**** Provided entries ****

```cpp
int poem_set_option(poem_handle_t h, const char* name, int value) {
  if (!h || !name) return POEM_E_ARG;
  const std::string k(name);
  if (k == "overlap") h->overlap = value != 0;
  else if (k == "anchor_tables") h->anchor_tables = value != 0;
  else if (k == "chains") h->chains = value != 0;
  else if (k == "knn_early") h->knn_early = value != 0;
  else if (k == "fused_sampling") h->fused_sampling = value != 0;
  else if (k == "chain_combine") h->chain_combine = value != 0;
  else if (k == "xattn_merge") { if (value < -1 || value > 1) return POEM_E_ARG; h->xattn_merge = value; }
  else if (k == "tables_first") h->tables_first = value != 0;
  else if (k == "tables_cached") h->tables_cached = value != 0;
  else if (k == "knn_fma") h->knn_fma = value != 0;
  else if (k == "knn_query") {
    if (value < 0 || value > 64 || value > h->cfg.nquery) return POEM_E_ARG;
    if (h->precision != POEM_PRECISION_FP32 && value != 0 && value != 32) return POEM_E_UNSUPPORTED;
    h->knn_query = value;
  }
  else if (k == "graphs") h->graphs = value != 0;
  else if (k == "graph_eager") h->graph_eager = value != 0;
  else if (k == "gemm_xcd_map") { poem_gemm_xcd_map(value != 0); g_proc_switches.fetch_and(~1); g_proc_switches.fetch_or(value ? 1 : 0); }
  else if (k == "f1_split") h->f1_split = value != 0;
  else if (k == "xattn_half") { poem_cross_attention_half(value != 0); g_proc_switches.fetch_and(~4); g_proc_switches.fetch_or(value ? 4 : 0); }
  else if (k == "xattn_tail") { poem_cross_attention_tail_halves(value != 0); g_proc_switches.fetch_and(~8); g_proc_switches.fetch_or(value ? 8 : 0); }
  else if (k == "wait_merge") { if (value < -1 || value > 7) return POEM_E_ARG; h->wait_merge = value; }
  else if (k == "d2_first") { if (value < 0 || value > 1) return POEM_E_ARG; h->d2_first = value; }
  else if (k == "va_p1") { if (value < -1 || value > 2) return POEM_E_ARG; h->va_p1 = value; }
  else if (k == "gemm_kslab") { poem_gemm_kslab(value != 0); g_proc_switches.fetch_and(~2); g_proc_switches.fetch_or(value ? 2 : 0); }
  else if (k == "small_batch") h->small_batch = value;
  else if (k == "group_xcd") h->group_xcd = value != 0;
  else if (k == "group_min_views") { if (value < -1) return POEM_E_ARG; h->group_min_views = value; }
  else if (k == "bps_defer") { if (value < 0 || value > 3) return POEM_E_ARG; h->bps_defer = value; }
  else if (k == "chain_tile") { if (value < 0 || value > 3) return POEM_E_ARG; h->chain_tile = value; }
  else return POEM_E_ARG;
  return POEM_OK;
}

int poem_graph_stats(poem_handle_t h, int64_t* out, int n) {
  if (!h || !out || n < 9) return POEM_E_ARG;
  out[0] = (int64_t)h->graph_cache.size();
  out[1] = h->graph_captures; out[2] = h->graph_instantiations; out[3] = h->graph_replays; out[4] = h->plain_forwards;
  out[5] = h->layout_uploads;
  std::lock_guard<std::mutex> lock(g_pool_mutex);
  out[6] = (int64_t)g_parked_execs.size(); out[7] = g_exec_reuses; out[8] = g_exec_update_failures;
  if (n >= 10) out[9] = g_exec_busy_skips;
  return POEM_OK;
}

int poem_attach_mano(poem_handle_t h, const void* table, int center_idx) {
  if (!h || center_idx < -1 || center_idx > 20) return POEM_E_ARG;
  if (table && !h->cfg.parametric) return POEM_E_UNSUPPORTED;
  h->mano_table = (const float*)table;
  h->mano_center = center_idx;
  return POEM_OK;
}

int poem_set_anchor_tables(poem_handle_t h, int enable) {
  if (!h) return POEM_E_ARG;
  h->anchor_tables = enable != 0;
  return POEM_OK;
}

int poem_set_precision(poem_handle_t h, int mode) {
  if (!h || mode < POEM_PRECISION_FP32 || mode > POEM_PRECISION_SPLIT_F16X3_ALL) return POEM_E_ARG;
  if (mode != POEM_PRECISION_FP32 && (!h->split_mem || !h->gemm_split)) return POEM_E_UNSUPPORTED;
  if (mode != POEM_PRECISION_FP32 && (h->cfg.knn != 32 || (h->knn_query && h->knn_query != 32)))
    return POEM_E_UNSUPPORTED;
  if (mode != POEM_PRECISION_FP32 && h->cfg.nsample % 32)
    return POEM_E_UNSUPPORTED;
  h->precision = mode;
  return POEM_OK;
}

int poem_enable_taps(poem_handle_t h, int enable) {
  if (!h) return POEM_E_ARG;
  h->taps = enable != 0;
  return POEM_OK;
}

int64_t poem_tap(poem_handle_t h, const char* name, void* dst, int64_t dst_elems, void* stream) {
  if (!h || !name) return POEM_E_ARG;
  auto it = h->tapmap.find(name);
  if (it == h->tapmap.end()) return POEM_E_ARG;
  if (dst) {
    if (dst_elems < it->second.elems) return POEM_E_ARG;
    HIPCHK(hipMemcpyAsync(dst, it->second.p, (size_t)it->second.elems * 4, hipMemcpyDeviceToDevice, (hipStream_t)stream));
  }
  return it->second.elems;
}
int poem_profile_enable(poem_handle_t h, int max_launches) {
  if (!h || max_launches < 0) return POEM_E_ARG;
  for (auto e : h->prof_ev) (void)hipEventDestroy(e);
  h->prof_ev.clear();
  h->prof_used = 0;
  h->prof_on = max_launches > 0;
  h->prof_kind.assign((size_t)max_launches, 0);
  for (int i = 0; i < 2 * max_launches; ++i) {
    hipEvent_t e;
    HIPCHK(hipEventCreate(&e));
    h->prof_ev.push_back(e);
  }
  return POEM_OK;
}

static int profile_sum(poem_handle_t h, int kind, int* launches, float* total_ms) {
// ... 33 lines not shown
```

### poem-v2_amd/csrc/knn.hip

```cpp
#include "common.h"
#include <algorithm>

#define POEM_KNN_SURV_CAP 128
#define POEM_KNN_SURV_CAP_K 256

namespace {

typedef float knn2 __attribute__((ext_vector_type(2)));

template <bool FMA>
__device__ __forceinline__ knn2 knn_dist2(knn2 qx, knn2 qy, knn2 qz, knn2 sx, knn2 sy, knn2 sz) {
#pragma clang fp contract(off)
  const knn2 dx = qx - sx, dy = qy - sy, dz = qz - sz;
  const knn2 xx = dx * dx;
  if (FMA) return __builtin_elementwise_fma(dz, dz, __builtin_elementwise_fma(dy, dy, xx));
  const knn2 yy = dy * dy, zz = dz * dz;
  return (xx + yy) + zz;
}
template <bool FMA>
__device__ __forceinline__ float knn_dist(float qx, float qy, float qz, float sx, float sy, float sz) {
  const knn2 d = knn_dist2<FMA>(knn2{qx, qx}, knn2{qy, qy}, knn2{qz, qz}, knn2{sx, sx}, knn2{sy, sy}, knn2{sz, sz});
  return d[0];
}
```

****

▶ [Exercise requirements]:
Across the entries above, tally the lines that contain the string "void" and give that figure alone.

▶ [Answer section]:
3